-- Exercise requirements --
Once you find the line with "if (DO_B) gram_zero(gb);" in the data that follows, repeat it and every line after it exactly, through the line with "if constexpr (LOSS".

Extracted data entries

%%

template <int LOSS, int ROLE, bool FAST = false, int MODE = 0, int NPW = 1>
__device__ __forceinline__ void gram_body(const CamConst& s_cam, const double2* __restrict__ obs_t, const double* __restrict__ obj, const double* __restrict__ x,
                                          double* __restrict__ rec, double* __restrict__ gpart, int c, int fb, int lane, int C, int N, int Fpad, int nfb, double fs2, double ifs2, double cfl,
                                          const double (&pz0)[6], const double2 (&pre)[4], double* s_cost, int nrun, int p_lo = 0, int p_hi = -1, double2* chunk = nullptr, int nchunk = 1,
                                          size_t chunk_stride = 0, const double2* __restrict__ ltab = nullptr) {
  static_assert(LOSS != LOSS_TABLE || (ROLE != 2 && MODE == 0), "the tabulated loss runs the split-role kernel (k_gram_table)");
  if (p_hi < 0) p_hi = N;
  static_assert(MODE == 0 || ((ROLE == 2 || (MODE == 3 && ROLE == 0)) && MCBA_GRAM_PIPE), "point chunks exist for the pipelined loop only (both roles; role A alone in MODE 3: intrinsics held fixed)");
  static_assert(MODE == 3 ? (NPW == 2 || NPW == 4) : NPW == 1, "NPW wavefronts share a (camera, frame block) in MODE 3 only");
  const int f = fb * 64 + lane;
  Intr K;
  K.fx = uni(s_cam.fx); K.fy = uni(s_cam.fy); K.cx = uni(s_cam.cx); K.cy = uni(s_cam.cy); K.k1 = uni(s_cam.k1); K.k2 = uni(s_cam.k2);
  double Rc[9], tc[3];
#pragma unroll
  for (int i = 0; i < 9; ++i) Rc[i] = uni(s_cam.R[i]);
#pragma unroll
  for (int i = 0; i < 3; ++i) tc[i] = uni(s_cam.t[i]);

  const double* pose = x + 12 * C + 6 * (size_t)f;
  PairConst pc;
  double abc[3];
  {
    double Rf[9];
    rot_only(pz0, Rf, abc);
    make_pair_const(Rc, tc, Rf, pz0 + 3, pc);
  }

  constexpr bool DO_A = ROLE != 1, DO_B = ROLE != 0;
  GramA ga;
  GramB gb;
  if (DO_A) gram_zero(ga);
  if (DO_B) gram_zero(gb);
  double cost = 0.0;
  bool any = false;
  constexpr int PF = 2;
  const double2* op = obs_t + (size_t)c * N * Fpad + f;
  double2 ring[PF];
  double xring[PF][3];
#pragma unroll
  for (int j = 0; j < PF; ++j) {
    const int pj = min(j, N - 1);
    ring[j] = pre[j];
    xring[j][0] = obj[3 * pj]; xring[j][1] = obj[3 * pj + 1]; xring[j][2] = obj[3 * pj + 2];
  }
  auto point = [&](double2 o2, const double Xo[3], int pi) {
    bool vu = is_num(o2.x), vv = is_num(o2.y);
    if (vu || vv) {
      any = true;
      ObsCommon q;
      obs_common(K, pc, Xo, q);
      double wu2, wv2, gu, gv;
      if constexpr (LOSS == LOSS_TABLE) {
        const size_t plane = (size_t)C * N * Fpad, at = (size_t)c * N * Fpad + (size_t)pi * Fpad + f;
        const double2 t0 = ltab[at], t1 = ltab[plane + at], t2 = ltab[2 * plane + at];
        obs_weights_table(o2.x - q.up, vu, t0.x, t1.x, t2.x, cfl, cost, wu2, gu);
        obs_weights_table(o2.y - q.vp, vv, t0.y, t1.y, t2.y, cfl, cost, wv2, gv);
      } else {
      obs_weights<LOSS>(o2.x - q.up, vu, fs2, ifs2, cfl, cost, wu2, gu);
      obs_weights<LOSS>(o2.y - q.vp, vv, fs2, ifs2, cfl, cost, wv2, gv);
      }
      {
        double E[6];
        obs_row_cam<0>(q, E);
        if (DO_A) gram_add_row<0>(ga, E, wu2, gu);
        if (DO_B) { double l4 = q.fa * q.s; gram_add_row<0>(gb, E, wu2, gu, q.a * q.d, l4, l4 * q.s); }
      }
      {
        double E[6];
        obs_row_cam<1>(q, E);
        if (DO_A) gram_add_row<1>(ga, E, wv2, gv);
        if (DO_B) { double l4 = q.fb * q.s; gram_add_row<1>(gb, E, wv2, gv, q.b * q.d, l4, l4 * q.s); }
      }
    }
  };
  if constexpr ((ROLE == 2 || MODE == 3) && MCBA_GRAM_PIPE) {
    constexpr int RD = 4;
    double2 r4[RD];
    double x4[RD][3];
#pragma unroll
    for (int j = 0; j < RD; ++j) {
      int pj = min(p_lo + j, p_hi - 1);
      if constexpr (MODE == 3) pj = max(pj, 0);
      r4[j] = pre[j];
      x4[j][0] = obj[3 * pj]; x4[j][1] = obj[3 * pj + 1]; x4[j][2] = obj[3 * pj + 2];
    }
    ObsLead qc;
    obs_lead<true, FAST>(pc, x4[0], qc, is_num(r4[0].x) || is_num(r4[0].y));
    auto accumulate = [&](double2 o2, const double Xo[3], const ObsLead& ql) {
      ObsCommon q;
      obs_finish(K, ql, q);
      const bool vu = is_num(o2.x), vv = is_num(o2.y);
      any = any || vu || vv;
      double wu2, wv2, gu, gv;
      obs_weights<LOSS, FAST>(o2.x - q.up, vu, fs2, ifs2, cfl, cost, wu2, gu);
      obs_weights<LOSS, FAST>(o2.y - q.vp, vv, fs2, ifs2, cfl, cost, wv2, gv);
      {
        double E[6];
        obs_row_cam<0>(q, E);
        gram_add_row<0>(ga, E, wu2, gu);
        if constexpr (DO_B) {
        double l4 = q.fa * q.s;
        gram_add_row<0>(gb, E, wu2, gu, q.a * q.d, l4, l4 * q.s);
        }
      }
      {
        double E[6];
        obs_row_cam<1>(q, E);
        gram_add_row<1>(ga, E, wv2, gv);
        if constexpr (DO_B) {
        double l4 = q.fb * q.s;
        gram_add_row<1>(gb, E, wv2, gv, q.b * q.d, l4, l4 * q.s);
        }
      }
    };
    int p = p_lo;
    if constexpr (MODE != 2)
    for (; p + RD <= p_hi; p += RD) {
#pragma unroll
      for (int j = 0; j < RD; ++j) {
        const int jn = (j + 1) % RD;
        ObsLead qn;
        obs_lead<true, FAST>(pc, x4[jn], qn, is_num(r4[jn].x) || is_num(r4[jn].y));
        const double2 o2 = r4[j];
        const double Xo[3] = {x4[j][0], x4[j][1], x4[j][2]};
        const int pn = min(p + j + RD, p_hi - 1);
        r4[j] = op[(size_t)pn * Fpad];
        x4[j][0] = obj[3 * pn]; x4[j][1] = obj[3 * pn + 1]; x4[j][2] = obj[3 * pn + 2];
        accumulate(o2, Xo, qc);
        qc = qn;
      }
    }
    if constexpr (MODE != 2)
#pragma unroll
    for (int j = 0; j < RD; ++j) {
      if (p + j < p_hi) {
        const int jn = (j + 1) % RD;
        ObsLead qn;
        obs_lead<true, FAST>(pc, x4[jn], qn, is_num(r4[jn].x) || is_num(r4[jn].y));
        accumulate(r4[j], x4[j], qc);
        qc = qn;
      }
    }
  } else {
  int p = 0;
  for (; p + PF <= N; p += PF) {
#pragma unroll
    for (int j = 0; j < PF; ++j) {
      double2 o2 = ring[j];
      double Xo[3] = {xring[j][0], xring[j][1], xring[j][2]};
      const int pn = min(p + j + PF, N - 1);
      ring[j] = op[(size_t)pn * Fpad];
      xring[j][0] = obj[3 * pn]; xring[j][1] = obj[3 * pn + 1]; xring[j][2] = obj[3 * pn + 2];
      point(o2, Xo, p + j);
    }
  }
#pragma unroll
  for (int j = 0; j < PF; ++j)
    if (p + j < N) point(ring[j], xring[j], p + j);
  }

  if constexpr (MODE == 1) {
    double raw[kGramRaw];
#pragma unroll
    for (int i = 0; i < 21; ++i) raw[i] = ga.ee[i];
#pragma unroll
    for (int i = 0; i < 6; ++i) { raw[21 + i] = ga.he[i]; raw[81 + i] = gb.hi[i]; }
    raw[27] = cost;
#pragma unroll
    for (int i = 0; i < 17; ++i) raw[28 + i] = gb.ii[i];
#pragma unroll
    for (int i = 0; i < 36; ++i) raw[45 + i] = gb.ie[i];
    raw[87] = any ? 1.0 : 0.0;
#pragma unroll
    for (int k = 0; k < kGramRaw; k += 2) chunk[(k >> 1) * 64] = make_double2(raw[k], raw[k + 1]);
    return;
  }
  if constexpr (MODE == 2) {
    constexpr int HR = kGramRaw / 2, CB = 3;
    double acc[kGramRaw];
#pragma unroll
    for (int k = 0; k < kGramRaw; ++k) acc[k] = 0.0;
    for (int c0 = 0; c0 < nchunk; c0 += CB) {
      double2 v[CB][HR];
#pragma unroll
      for (int j = 0; j < CB; ++j) {
        const double2* src = chunk + (size_t)min(c0 + j, nchunk - 1) * chunk_stride;
#pragma unroll
        for (int k = 0; k < HR; ++k) v[j][k] = src[k * 64];
      }
#pragma unroll
      for (int j = 0; j < CB; ++j) {
        if (c0 + j < nchunk) {
#pragma unroll
          for (int k = 0; k < HR; ++k) { acc[2 * k] += v[j][k].x; acc[2 * k + 1] += v[j][k].y; }
        }
      }
    }
#pragma unroll
    for (int i = 0; i < 21; ++i) ga.ee[i] = acc[i];
#pragma unroll
    for (int i = 0; i < 6; ++i) { ga.he[i] = acc[21 + i]; gb.hi[i] = acc[81 + i]; }
    cost = acc[27];
#pragma unroll
    for (int i = 0; i < 17; ++i) gb.ii[i] = acc[28 + i];
#pragma unroll
    for (int i = 0; i < 36; ++i) gb.ie[i] = acc[45 + i];
    any = acc[87] != 0.0;
  }
  if constexpr (MODE == 3) {
    const int wv = __builtin_amdgcn_readfirstlane((int)(threadIdx.x >> 6)), part = wv % NPW, grp = wv / NPW;
    if constexpr (NPW == 4) {
      constexpr int NBL = 32, NBH = 27;
      double* xA = reinterpret_cast<double*>(chunk) + lane;
      double* xL = xA + 4 * kGramRawA * 64;
      double* xH = xL + 3 * NBL * 64;
      {
        double* d = xA + part * (kGramRawA * 64);
#pragma unroll
        for (int i = 0; i < 21; ++i) d[i * 64] = ga.ee[i];
#pragma unroll
        for (int i = 0; i < 6; ++i) d[(21 + i) * 64] = ga.he[i];
        d[27 * 64] = cost;
        d[28 * 64] = any ? 1.0 : 0.0;
      }
      if (DO_B && part != 1) {
        double* d = xL + (part == 0 ? 0 : part - 1) * (NBL * 64);
#pragma unroll
        for (int i = 0; i < 11; ++i) d[i * 64] = gb.ii[i];
#pragma unroll
        for (int i = 0; i < 18; ++i) d[(11 + i) * 64] = gb.ie[i];
#pragma unroll
        for (int i = 0; i < 3; ++i) d[(29 + i) * 64] = gb.hi[i];
      }
      if (DO_B && part != 2) {
        double* d = xH + (part == 3 ? 2 : part) * (NBH * 64);
#pragma unroll
        for (int i = 0; i < 6; ++i) d[i * 64] = gb.ii[11 + i];
#pragma unroll
        for (int i = 0; i < 18; ++i) d[(6 + i) * 64] = gb.ie[18 + i];
#pragma unroll
        for (int i = 0; i < 3; ++i) d[(24 + i) * 64] = gb.hi[3 + i];
      }
      double pz[6];
#pragma unroll
      for (int i = 0; i < 6; ++i) pz[i] = pose[i];
      __syncthreads();
      if (!DO_B && (part == 1 || part == 2)) return;
      ChainConst ch;
      {
        double Rf[9], Jrf[9], Jrc[9];
        rot_and_jr(pz, Rf, Jrf, abc);
#pragma unroll
        for (int i = 0; i < 9; ++i) Jrc[i] = uni(s_cam.Jr[i]);
        make_chain_const(Rc, Jrc, Rf, Jrf, pz + 3, ch);
        chain_to_cam_rows(pc.Rcf, ch);
      }
      double2* r2 = reinterpret_cast<double2*>(rec + ((size_t)c * nfb + fb) * (MCBA_REC * 64)) + lane;
      double red[48];
#pragma unroll
      for (int i = 0; i < 48; ++i) red[i] = 0.0;
      int kofs_lo = 0, kofs_hi = 0, nlo = 0, nown = 0;
      if (part == 0 || part == 3) {
        GramA gs;
#pragma unroll
        for (int i = 0; i < 21; ++i) gs.ee[i] = xA[i * 64];
#pragma unroll
        for (int i = 0; i < 6; ++i) gs.he[i] = xA[(21 + i) * 64];
        double cs = xA[27 * 64];
        bool an = xA[28 * 64] != 0.0;
#pragma unroll
        for (int j = 1; j < 4; ++j) {
          const double* sA = xA + j * (kGramRawA * 64);
#pragma unroll
          for (int i = 0; i < 21; ++i) gs.ee[i] += sA[i * 64];
#pragma unroll
          for (int i = 0; i < 6; ++i) gs.he[i] += sA[(21 + i) * 64];
          cs += sA[27 * 64];
          an = an || sA[28 * 64] != 0.0;
        }
        double U[78], gc[12], W[72], V[21], gf[6];
        gram_expand(gs, ch, U, gc, W, V, gf);
        if (part == 3) {
#pragma unroll
          for (int i = 36; i < 72; i += 2) r2[(i >> 1) * 64] = make_double2(W[i], W[i + 1]);
#pragma unroll
          for (int i = 0; i < 20; i += 2) r2[(36 + (i >> 1)) * 64] = make_double2(V[i], V[i + 1]);
          r2[46 * 64] = make_double2(V[20], gf[0]);
          r2[47 * 64] = make_double2(gf[1], gf[2]);
          r2[48 * 64] = make_double2(gf[3], gf[4]);
          r2[49 * 64] = make_double2(gf[5], 0.0);
        } else {
#pragma unroll
          for (int a = 6; a < 12; ++a) {
#pragma unroll
            for (int b = a; b < 12; ++b) red[tri12(a, b) - 57] = U[tri12(a, b)];
            red[78 + a - 63] = gc[a];
          }
          red[27] = cs;
          red[28] = an ? 1.0 : 0.0;
          kofs_lo = 57; kofs_hi = 63; nlo = 21; nown = 29;
        }
      } else if constexpr (DO_B) {
        GramB gs;
        gram_zero(gs);
        if (part == 1) {
#pragma unroll
          for (int i = 0; i < 11; ++i) gs.ii[i] = xL[i * 64] + gb.ii[i];
#pragma unroll
          for (int i = 0; i < 18; ++i) gs.ie[i] = xL[(11 + i) * 64] + gb.ie[i];
#pragma unroll
          for (int i = 0; i < 3; ++i) gs.hi[i] = xL[(29 + i) * 64] + gb.hi[i];
#pragma unroll
          for (int j = 1; j < 3; ++j) {
            const double* sB = xL + j * (NBL * 64);
#pragma unroll
            for (int i = 0; i < 11; ++i) gs.ii[i] += sB[i * 64];
#pragma unroll
            for (int i = 0; i < 18; ++i) gs.ie[i] += sB[(11 + i) * 64];
#pragma unroll
            for (int i = 0; i < 3; ++i) gs.hi[i] += sB[(29 + i) * 64];
          }
        } else {
#pragma unroll
          for (int i = 0; i < 6; ++i) gs.ii[11 + i] = ((xH[i * 64] + xH[(NBH + i) * 64]) + gb.ii[11 + i]) + xH[(2 * NBH + i) * 64];
#pragma unroll
          for (int i = 0; i < 18; ++i) gs.ie[18 + i] = ((xH[(6 + i) * 64] + xH[(NBH + 6 + i) * 64]) + gb.ie[18 + i]) + xH[(2 * NBH + 6 + i) * 64];
#pragma unroll
          for (int i = 0; i < 3; ++i) gs.hi[3 + i] = ((xH[(24 + i) * 64] + xH[(NBH + 24 + i) * 64]) + gb.hi[3 + i]) + xH[(2 * NBH + 24 + i) * 64];
        }
        double U[78], gc[12], W[72];
        gram_expand(gs, ch, U, gc, W);
        if (part == 1) {
#pragma unroll
          for (int i = 0; i < 18; i += 2) r2[(i >> 1) * 64] = make_double2(W[i], W[i + 1]);
#pragma unroll
          for (int j = 0; j < 33; ++j) red[j] = U[j];
#pragma unroll
          for (int a = 0; a < 3; ++a) red[33 + a] = gc[a];
          kofs_lo = 0; kofs_hi = 78 - 33; nlo = 33; nown = 36;
        } else {
#pragma unroll
          for (int i = 18; i < 36; i += 2) r2[(i >> 1) * 64] = make_double2(W[i], W[i + 1]);
#pragma unroll
          for (int j = 0; j < 24; ++j) red[j] = U[33 + j];
#pragma unroll
          for (int a = 0; a < 3; ++a) red[24 + a] = gc[3 + a];
          kofs_lo = 33; kofs_hi = 81 - 24; nlo = 24; nown = 27;
        }
      }
      if (part != 3) {
        double o3[3];
        wave_reduce_scatter<48>(red, o3, lane);
        if ((lane & 3) == 0) {
          double* gp = gpart + (size_t)c * MCBA_GP * nfb + fb;
#pragma unroll
          for (int r = 0; r < 3; ++r) {
            const int j = 3 * (lane >> 2) + r;
            if (j < nown) gp[(size_t)(j < nlo ? kofs_lo + j : kofs_hi + j) * nfb] = o3[r];
          }
        }
      }
    } else {
    double* xa = reinterpret_cast<double*>(chunk) + (size_t)grp * ((NPW - 1) * (DO_B ? kGramRaw : kGramRawA) * 64) + lane;
    double* xb = xa + (NPW - 1) * kGramRawA * 64;
    if (part != 0) {
      double* d = xa + (part - 1) * (kGramRawA * 64);
#pragma unroll
      for (int i = 0; i < 21; ++i) d[i * 64] = ga.ee[i];
#pragma unroll
      for (int i = 0; i < 6; ++i) d[(21 + i) * 64] = ga.he[i];
      d[27 * 64] = cost;
      d[28 * 64] = any ? 1.0 : 0.0;
    }
    if (DO_B && part != 1) {
      double* d = xb + (part == 0 ? 0 : part - 1) * (kGramRawB * 64);
#pragma unroll
      for (int i = 0; i < 17; ++i) d[i * 64] = gb.ii[i];
#pragma unroll
      for (int i = 0; i < 36; ++i) d[(17 + i) * 64] = gb.ie[i];
#pragma unroll
      for (int i = 0; i < 6; ++i) d[(53 + i) * 64] = gb.hi[i];
    }
    __syncthreads();
    if (part == 0) {
#pragma unroll
      for (int j = 1; j < NPW; ++j) {
        const double* sA = xa + (j - 1) * (kGramRawA * 64);
#pragma unroll
        for (int i = 0; i < 21; ++i) ga.ee[i] += sA[i * 64];
#pragma unroll
        for (int i = 0; i < 6; ++i) ga.he[i] += sA[(21 + i) * 64];
        cost += sA[27 * 64];
        any = any || sA[28 * 64] != 0.0;
      }
      {
#define GF_ROLE 0
#define GF_A true
#define GF_B false
#define GF_PRESUM false
#include "mcba_gram_finish.inc"
#undef GF_ROLE
#undef GF_A
#undef GF_B
#undef GF_PRESUM
      }
    } else if (DO_B && part == 1) {
      {
        const double* sB = xb;
#pragma unroll
        for (int i = 0; i < 17; ++i) gb.ii[i] = sB[i * 64] + gb.ii[i];
#pragma unroll
        for (int i = 0; i < 36; ++i) gb.ie[i] = sB[(17 + i) * 64] + gb.ie[i];
#pragma unroll
        for (int i = 0; i < 6; ++i) gb.hi[i] = sB[(53 + i) * 64] + gb.hi[i];
      }
#pragma unroll
      for (int j = 2; j < NPW; ++j) {
        const double* sB = xb + (j - 1) * (kGramRawB * 64);
#pragma unroll
        for (int i = 0; i < 17; ++i) gb.ii[i] += sB[i * 64];
#pragma unroll
        for (int i = 0; i < 36; ++i) gb.ie[i] += sB[(17 + i) * 64];
#pragma unroll
        for (int i = 0; i < 6; ++i) gb.hi[i] += sB[(53 + i) * 64];
      }
      {
#define GF_ROLE 1
#define GF_A false
#define GF_B true
#define GF_PRESUM false
#include "mcba_gram_finish.inc"
#undef GF_ROLE
#undef GF_A
#undef GF_B
#undef GF_PRESUM
      }
    }
    }
    return;
  }
#define GF_ROLE ROLE
#define GF_A DO_A
#define GF_B DO_B
#define GF_PRESUM true
#include "mcba_gram_finish.inc"
#undef GF_ROLE
#undef GF_A
#undef GF_B
#undef GF_PRESUM
}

%%

-- Answer box --
  if (DO_B) gram_zero(gb);
  double cost = 0.0;
  bool any = false;
  constexpr int PF = 2;
  const double2* op = obs_t + (size_t)c * N * Fpad + f;
  double2 ring[PF];
  double xring[PF][3];
#pragma unroll
  for (int j = 0; j < PF; ++j) {
    const int pj = min(j, N - 1);
    ring[j] = pre[j];
    xring[j][0] = obj[3 * pj]; xring[j][1] = obj[3 * pj + 1]; xring[j][2] = obj[3 * pj + 2];
  }
  auto point = [&](double2 o2, const double Xo[3], int pi) {
    bool vu = is_num(o2.x), vv = is_num(o2.y);
    if (vu || vv) {
      any = true;
      ObsCommon q;
      obs_common(K, pc, Xo, q);
      double wu2, wv2, gu, gv;
      if constexpr (LOSS == LOSS_TABLE) {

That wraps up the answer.